Instructions for the task
Find each line of the material below in which the word "kOMBits" occurs, and return it.
- Opening Delimiter -
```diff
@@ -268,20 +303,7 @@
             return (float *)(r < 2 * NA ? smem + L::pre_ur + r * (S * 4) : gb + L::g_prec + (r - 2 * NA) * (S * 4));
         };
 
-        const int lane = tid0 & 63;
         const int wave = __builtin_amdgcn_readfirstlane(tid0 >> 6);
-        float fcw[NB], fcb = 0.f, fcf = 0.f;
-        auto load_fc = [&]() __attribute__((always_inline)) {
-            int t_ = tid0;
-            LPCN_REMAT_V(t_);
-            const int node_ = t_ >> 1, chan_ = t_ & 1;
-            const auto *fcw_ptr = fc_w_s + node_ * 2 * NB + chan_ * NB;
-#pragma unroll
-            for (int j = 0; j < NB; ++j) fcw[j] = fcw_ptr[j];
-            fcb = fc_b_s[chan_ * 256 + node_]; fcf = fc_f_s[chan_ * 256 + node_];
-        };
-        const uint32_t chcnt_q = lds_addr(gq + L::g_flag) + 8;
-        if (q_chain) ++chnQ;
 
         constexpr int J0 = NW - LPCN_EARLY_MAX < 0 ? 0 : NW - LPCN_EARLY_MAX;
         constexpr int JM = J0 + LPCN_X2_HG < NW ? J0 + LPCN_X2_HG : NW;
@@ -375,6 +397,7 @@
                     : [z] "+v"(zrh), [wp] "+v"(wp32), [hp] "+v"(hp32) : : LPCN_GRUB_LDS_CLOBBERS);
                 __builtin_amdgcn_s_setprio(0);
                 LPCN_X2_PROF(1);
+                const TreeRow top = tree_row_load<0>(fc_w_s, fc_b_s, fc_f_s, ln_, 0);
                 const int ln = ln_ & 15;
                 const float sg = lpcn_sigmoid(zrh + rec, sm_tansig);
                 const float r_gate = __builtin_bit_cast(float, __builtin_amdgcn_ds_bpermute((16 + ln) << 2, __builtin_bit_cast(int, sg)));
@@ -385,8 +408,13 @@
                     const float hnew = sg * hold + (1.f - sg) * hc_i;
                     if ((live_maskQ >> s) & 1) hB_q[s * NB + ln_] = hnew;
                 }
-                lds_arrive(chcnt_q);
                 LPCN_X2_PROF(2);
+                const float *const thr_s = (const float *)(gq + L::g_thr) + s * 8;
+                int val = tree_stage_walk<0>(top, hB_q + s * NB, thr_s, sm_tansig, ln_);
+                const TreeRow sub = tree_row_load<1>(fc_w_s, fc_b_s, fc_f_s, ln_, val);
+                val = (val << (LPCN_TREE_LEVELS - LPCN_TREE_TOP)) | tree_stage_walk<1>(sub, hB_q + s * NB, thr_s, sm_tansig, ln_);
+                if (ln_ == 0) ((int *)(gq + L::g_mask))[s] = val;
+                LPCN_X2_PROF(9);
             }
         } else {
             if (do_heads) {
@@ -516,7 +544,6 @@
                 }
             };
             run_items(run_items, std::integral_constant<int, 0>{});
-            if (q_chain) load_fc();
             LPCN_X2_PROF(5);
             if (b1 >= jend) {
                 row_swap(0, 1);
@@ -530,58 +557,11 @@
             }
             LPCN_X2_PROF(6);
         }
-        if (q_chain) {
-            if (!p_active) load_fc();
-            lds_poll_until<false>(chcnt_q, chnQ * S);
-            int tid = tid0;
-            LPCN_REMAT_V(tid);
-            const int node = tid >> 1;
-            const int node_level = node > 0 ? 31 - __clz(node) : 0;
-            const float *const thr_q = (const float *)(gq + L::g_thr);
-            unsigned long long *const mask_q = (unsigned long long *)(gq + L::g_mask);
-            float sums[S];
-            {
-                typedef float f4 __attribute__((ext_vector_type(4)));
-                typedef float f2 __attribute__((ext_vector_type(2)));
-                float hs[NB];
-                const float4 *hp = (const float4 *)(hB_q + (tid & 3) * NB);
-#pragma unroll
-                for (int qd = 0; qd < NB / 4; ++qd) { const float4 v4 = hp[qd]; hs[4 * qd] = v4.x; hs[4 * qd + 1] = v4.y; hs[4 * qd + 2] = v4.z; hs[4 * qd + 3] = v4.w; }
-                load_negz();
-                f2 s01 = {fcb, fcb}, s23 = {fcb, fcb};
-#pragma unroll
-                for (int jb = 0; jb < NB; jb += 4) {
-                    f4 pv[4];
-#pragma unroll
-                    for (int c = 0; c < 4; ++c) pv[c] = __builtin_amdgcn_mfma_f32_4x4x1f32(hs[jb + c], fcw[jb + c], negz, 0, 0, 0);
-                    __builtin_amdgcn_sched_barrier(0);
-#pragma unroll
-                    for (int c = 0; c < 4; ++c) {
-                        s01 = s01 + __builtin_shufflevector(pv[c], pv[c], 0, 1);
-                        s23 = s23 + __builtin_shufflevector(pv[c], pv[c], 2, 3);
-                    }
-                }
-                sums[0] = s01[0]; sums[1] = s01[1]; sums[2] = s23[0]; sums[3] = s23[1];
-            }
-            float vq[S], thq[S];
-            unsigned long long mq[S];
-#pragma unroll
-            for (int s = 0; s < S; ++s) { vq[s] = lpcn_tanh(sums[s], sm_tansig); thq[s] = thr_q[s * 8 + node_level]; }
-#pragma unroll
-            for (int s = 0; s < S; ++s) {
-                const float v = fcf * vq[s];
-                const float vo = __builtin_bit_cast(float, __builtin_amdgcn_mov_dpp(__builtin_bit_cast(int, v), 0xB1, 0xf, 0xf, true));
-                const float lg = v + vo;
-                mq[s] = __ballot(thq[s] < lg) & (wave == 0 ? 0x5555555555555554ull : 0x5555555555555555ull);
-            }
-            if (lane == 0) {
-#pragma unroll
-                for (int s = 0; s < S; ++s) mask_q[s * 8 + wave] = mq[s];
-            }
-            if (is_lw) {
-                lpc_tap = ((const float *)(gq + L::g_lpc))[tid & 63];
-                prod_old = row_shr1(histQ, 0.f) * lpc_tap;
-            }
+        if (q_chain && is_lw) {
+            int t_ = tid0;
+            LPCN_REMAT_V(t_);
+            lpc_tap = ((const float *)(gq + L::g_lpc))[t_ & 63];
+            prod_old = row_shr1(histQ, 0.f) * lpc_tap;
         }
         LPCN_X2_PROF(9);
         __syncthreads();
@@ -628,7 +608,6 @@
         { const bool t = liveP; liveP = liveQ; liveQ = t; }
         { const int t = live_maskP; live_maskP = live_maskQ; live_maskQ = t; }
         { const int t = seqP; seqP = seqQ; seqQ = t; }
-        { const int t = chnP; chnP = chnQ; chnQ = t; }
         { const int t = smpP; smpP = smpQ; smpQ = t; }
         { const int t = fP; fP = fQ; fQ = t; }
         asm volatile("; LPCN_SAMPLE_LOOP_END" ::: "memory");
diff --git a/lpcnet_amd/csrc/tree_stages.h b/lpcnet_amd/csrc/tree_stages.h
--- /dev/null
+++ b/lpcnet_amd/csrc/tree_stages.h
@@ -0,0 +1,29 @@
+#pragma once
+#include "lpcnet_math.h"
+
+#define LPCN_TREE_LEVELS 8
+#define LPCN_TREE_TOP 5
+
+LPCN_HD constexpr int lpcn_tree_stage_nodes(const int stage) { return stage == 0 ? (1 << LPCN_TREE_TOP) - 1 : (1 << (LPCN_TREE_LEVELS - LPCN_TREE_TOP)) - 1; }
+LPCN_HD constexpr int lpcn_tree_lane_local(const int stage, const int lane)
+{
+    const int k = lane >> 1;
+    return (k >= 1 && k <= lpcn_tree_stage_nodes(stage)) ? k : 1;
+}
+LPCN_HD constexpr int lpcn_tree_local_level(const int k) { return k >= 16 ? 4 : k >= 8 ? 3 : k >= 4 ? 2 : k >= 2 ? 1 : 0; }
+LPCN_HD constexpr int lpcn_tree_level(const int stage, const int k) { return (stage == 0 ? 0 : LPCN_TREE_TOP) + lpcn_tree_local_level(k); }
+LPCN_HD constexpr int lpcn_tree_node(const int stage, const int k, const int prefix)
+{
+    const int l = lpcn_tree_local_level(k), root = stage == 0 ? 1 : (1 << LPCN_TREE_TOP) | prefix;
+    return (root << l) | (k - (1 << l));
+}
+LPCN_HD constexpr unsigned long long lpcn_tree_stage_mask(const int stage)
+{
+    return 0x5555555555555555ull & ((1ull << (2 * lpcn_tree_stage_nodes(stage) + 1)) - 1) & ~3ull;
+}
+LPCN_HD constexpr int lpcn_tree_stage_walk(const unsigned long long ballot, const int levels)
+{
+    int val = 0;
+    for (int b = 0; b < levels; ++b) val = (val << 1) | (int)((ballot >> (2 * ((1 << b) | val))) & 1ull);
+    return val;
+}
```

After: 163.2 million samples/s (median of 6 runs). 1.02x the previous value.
- Closing Delimiter -
- Opening Delimiter -
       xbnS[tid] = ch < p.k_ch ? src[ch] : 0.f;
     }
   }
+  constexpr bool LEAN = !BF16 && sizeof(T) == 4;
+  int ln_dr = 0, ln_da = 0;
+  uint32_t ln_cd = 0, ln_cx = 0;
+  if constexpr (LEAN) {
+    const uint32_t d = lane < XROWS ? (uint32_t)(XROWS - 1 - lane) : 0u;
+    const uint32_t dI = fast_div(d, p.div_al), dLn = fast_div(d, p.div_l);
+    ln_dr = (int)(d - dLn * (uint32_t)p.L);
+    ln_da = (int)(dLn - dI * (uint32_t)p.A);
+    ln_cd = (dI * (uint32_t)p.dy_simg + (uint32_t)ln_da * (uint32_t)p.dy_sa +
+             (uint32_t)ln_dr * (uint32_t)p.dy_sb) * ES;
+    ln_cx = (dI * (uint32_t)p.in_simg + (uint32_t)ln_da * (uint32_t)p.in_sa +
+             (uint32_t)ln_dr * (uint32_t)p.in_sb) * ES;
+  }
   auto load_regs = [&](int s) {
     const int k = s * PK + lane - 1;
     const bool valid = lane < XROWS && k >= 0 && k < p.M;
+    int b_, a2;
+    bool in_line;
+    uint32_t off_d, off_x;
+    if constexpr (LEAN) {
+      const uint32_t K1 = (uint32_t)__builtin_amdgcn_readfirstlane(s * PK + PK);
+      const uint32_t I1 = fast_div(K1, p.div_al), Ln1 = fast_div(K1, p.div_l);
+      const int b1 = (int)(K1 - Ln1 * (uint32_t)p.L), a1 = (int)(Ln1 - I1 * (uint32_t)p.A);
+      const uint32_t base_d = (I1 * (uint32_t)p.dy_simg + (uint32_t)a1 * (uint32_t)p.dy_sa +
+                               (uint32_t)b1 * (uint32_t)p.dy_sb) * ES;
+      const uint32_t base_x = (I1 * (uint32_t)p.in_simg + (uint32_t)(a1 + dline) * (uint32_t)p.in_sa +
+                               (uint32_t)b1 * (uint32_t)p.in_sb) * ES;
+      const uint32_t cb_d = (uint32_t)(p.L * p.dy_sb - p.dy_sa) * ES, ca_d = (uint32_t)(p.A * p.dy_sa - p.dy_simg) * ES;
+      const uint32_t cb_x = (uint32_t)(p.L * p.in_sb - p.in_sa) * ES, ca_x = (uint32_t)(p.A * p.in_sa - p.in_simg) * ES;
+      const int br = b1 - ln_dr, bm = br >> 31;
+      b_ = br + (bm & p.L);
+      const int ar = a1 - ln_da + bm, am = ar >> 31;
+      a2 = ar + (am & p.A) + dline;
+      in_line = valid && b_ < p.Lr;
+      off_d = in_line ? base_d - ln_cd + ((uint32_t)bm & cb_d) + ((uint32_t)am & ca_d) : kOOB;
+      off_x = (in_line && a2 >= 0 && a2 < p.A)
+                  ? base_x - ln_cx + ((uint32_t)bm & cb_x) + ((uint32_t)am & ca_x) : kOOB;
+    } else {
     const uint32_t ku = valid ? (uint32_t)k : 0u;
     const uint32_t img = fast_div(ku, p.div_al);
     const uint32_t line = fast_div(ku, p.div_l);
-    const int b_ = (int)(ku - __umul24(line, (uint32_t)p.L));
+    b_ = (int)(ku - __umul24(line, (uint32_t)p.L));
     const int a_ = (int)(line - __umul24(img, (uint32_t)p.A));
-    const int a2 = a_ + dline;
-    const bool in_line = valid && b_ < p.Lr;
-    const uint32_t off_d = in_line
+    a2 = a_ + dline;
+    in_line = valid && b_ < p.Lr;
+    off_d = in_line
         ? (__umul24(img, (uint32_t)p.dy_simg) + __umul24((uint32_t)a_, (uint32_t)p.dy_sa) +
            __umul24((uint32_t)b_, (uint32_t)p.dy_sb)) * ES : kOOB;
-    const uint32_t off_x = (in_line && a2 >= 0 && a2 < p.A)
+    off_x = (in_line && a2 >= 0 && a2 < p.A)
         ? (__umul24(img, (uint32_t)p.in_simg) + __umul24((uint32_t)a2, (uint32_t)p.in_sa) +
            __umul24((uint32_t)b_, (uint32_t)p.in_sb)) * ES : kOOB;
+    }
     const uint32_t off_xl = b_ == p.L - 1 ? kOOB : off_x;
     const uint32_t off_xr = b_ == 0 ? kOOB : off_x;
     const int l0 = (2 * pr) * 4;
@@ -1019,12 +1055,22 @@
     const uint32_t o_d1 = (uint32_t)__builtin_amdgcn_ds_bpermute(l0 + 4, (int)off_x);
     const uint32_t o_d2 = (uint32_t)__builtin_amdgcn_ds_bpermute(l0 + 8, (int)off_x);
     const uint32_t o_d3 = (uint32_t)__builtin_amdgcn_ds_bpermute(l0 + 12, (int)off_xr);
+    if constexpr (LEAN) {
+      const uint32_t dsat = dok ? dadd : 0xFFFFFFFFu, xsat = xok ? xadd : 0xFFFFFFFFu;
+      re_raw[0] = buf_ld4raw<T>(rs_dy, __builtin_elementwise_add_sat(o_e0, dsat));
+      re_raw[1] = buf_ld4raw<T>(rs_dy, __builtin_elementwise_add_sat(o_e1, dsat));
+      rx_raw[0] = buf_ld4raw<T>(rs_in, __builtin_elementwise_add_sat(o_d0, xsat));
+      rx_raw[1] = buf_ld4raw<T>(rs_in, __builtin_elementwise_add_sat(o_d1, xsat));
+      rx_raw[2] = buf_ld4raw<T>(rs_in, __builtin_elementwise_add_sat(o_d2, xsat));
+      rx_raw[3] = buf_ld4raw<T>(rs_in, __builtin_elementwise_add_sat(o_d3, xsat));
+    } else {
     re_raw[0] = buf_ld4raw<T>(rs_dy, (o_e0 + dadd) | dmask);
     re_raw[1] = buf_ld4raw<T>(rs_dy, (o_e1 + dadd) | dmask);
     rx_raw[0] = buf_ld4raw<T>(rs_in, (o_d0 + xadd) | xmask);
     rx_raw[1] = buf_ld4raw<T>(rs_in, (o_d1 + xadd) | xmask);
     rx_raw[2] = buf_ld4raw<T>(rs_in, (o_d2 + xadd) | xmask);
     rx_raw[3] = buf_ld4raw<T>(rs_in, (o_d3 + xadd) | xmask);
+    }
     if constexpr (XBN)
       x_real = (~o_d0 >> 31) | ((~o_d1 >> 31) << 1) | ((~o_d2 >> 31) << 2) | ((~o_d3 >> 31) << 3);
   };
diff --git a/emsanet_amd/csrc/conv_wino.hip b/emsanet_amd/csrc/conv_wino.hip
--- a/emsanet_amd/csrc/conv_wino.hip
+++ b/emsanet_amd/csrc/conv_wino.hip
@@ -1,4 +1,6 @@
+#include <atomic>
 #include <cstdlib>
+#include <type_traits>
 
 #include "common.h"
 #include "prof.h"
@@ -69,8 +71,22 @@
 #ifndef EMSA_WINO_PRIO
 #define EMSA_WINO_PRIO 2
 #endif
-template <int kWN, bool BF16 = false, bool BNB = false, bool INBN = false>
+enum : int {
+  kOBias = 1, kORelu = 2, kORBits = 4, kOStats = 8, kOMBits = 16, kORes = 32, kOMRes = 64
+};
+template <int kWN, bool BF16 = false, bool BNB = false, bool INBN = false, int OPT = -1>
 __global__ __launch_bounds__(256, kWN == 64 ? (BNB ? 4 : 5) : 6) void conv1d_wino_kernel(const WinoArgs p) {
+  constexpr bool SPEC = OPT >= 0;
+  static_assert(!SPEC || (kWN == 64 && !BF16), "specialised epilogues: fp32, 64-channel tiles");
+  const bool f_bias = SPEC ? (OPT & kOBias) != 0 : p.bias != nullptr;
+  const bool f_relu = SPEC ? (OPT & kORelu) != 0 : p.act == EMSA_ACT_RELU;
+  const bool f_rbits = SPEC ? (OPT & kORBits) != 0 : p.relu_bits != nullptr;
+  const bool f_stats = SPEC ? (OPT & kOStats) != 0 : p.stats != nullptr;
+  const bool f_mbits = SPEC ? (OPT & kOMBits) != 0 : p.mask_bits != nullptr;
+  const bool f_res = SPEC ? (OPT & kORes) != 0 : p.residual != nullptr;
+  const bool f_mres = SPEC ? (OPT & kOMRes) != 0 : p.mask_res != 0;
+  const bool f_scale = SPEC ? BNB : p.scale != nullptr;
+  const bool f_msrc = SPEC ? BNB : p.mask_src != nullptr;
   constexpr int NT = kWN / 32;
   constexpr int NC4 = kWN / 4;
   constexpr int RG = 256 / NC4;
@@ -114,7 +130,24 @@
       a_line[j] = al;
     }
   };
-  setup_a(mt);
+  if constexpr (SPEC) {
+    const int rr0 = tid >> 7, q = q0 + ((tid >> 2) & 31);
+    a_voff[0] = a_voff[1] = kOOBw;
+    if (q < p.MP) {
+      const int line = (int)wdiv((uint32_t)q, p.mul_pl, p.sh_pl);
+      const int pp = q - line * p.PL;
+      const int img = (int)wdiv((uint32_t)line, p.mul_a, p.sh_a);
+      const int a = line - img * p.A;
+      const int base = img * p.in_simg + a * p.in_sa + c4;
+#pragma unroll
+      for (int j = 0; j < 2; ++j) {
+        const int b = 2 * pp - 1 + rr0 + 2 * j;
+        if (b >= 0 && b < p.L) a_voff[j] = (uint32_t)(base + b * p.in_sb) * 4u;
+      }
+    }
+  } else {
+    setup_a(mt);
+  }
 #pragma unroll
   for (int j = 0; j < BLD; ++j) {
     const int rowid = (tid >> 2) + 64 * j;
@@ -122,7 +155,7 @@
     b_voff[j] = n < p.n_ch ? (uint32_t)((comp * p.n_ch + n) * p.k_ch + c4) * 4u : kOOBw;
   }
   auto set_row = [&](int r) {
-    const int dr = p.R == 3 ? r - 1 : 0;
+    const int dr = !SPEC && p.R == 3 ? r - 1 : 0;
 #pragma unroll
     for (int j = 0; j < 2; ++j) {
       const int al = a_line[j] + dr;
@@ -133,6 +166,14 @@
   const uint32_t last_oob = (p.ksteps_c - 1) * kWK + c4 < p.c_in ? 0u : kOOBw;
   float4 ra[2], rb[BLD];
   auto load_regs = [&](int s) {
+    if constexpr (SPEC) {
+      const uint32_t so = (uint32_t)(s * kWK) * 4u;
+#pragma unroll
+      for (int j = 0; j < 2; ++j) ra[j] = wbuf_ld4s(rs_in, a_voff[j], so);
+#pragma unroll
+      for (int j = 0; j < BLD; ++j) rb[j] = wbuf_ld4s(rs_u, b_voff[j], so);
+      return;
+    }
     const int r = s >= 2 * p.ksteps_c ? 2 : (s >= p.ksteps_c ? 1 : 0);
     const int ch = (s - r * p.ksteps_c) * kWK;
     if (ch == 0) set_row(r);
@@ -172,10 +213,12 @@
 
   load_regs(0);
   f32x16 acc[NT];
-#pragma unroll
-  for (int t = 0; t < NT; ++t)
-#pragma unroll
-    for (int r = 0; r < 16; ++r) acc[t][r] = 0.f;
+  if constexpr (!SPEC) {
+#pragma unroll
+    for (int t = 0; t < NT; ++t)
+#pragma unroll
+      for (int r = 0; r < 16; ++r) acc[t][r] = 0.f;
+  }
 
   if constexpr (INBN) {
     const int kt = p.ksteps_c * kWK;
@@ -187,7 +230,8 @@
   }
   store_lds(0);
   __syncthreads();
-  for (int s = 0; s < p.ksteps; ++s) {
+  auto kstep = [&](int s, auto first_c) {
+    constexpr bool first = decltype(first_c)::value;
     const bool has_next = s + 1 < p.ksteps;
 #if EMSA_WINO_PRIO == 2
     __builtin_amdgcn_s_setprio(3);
- Closing Delimiter -
Answer to this task
+  kOBias = 1, kORelu = 2, kORBits = 4, kOStats = 8, kOMBits = 16, kORes = 32, kOMRes = 64
+  const bool f_mbits = SPEC ? (OPT & kOMBits) != 0 : p.mask_bits != nullptr;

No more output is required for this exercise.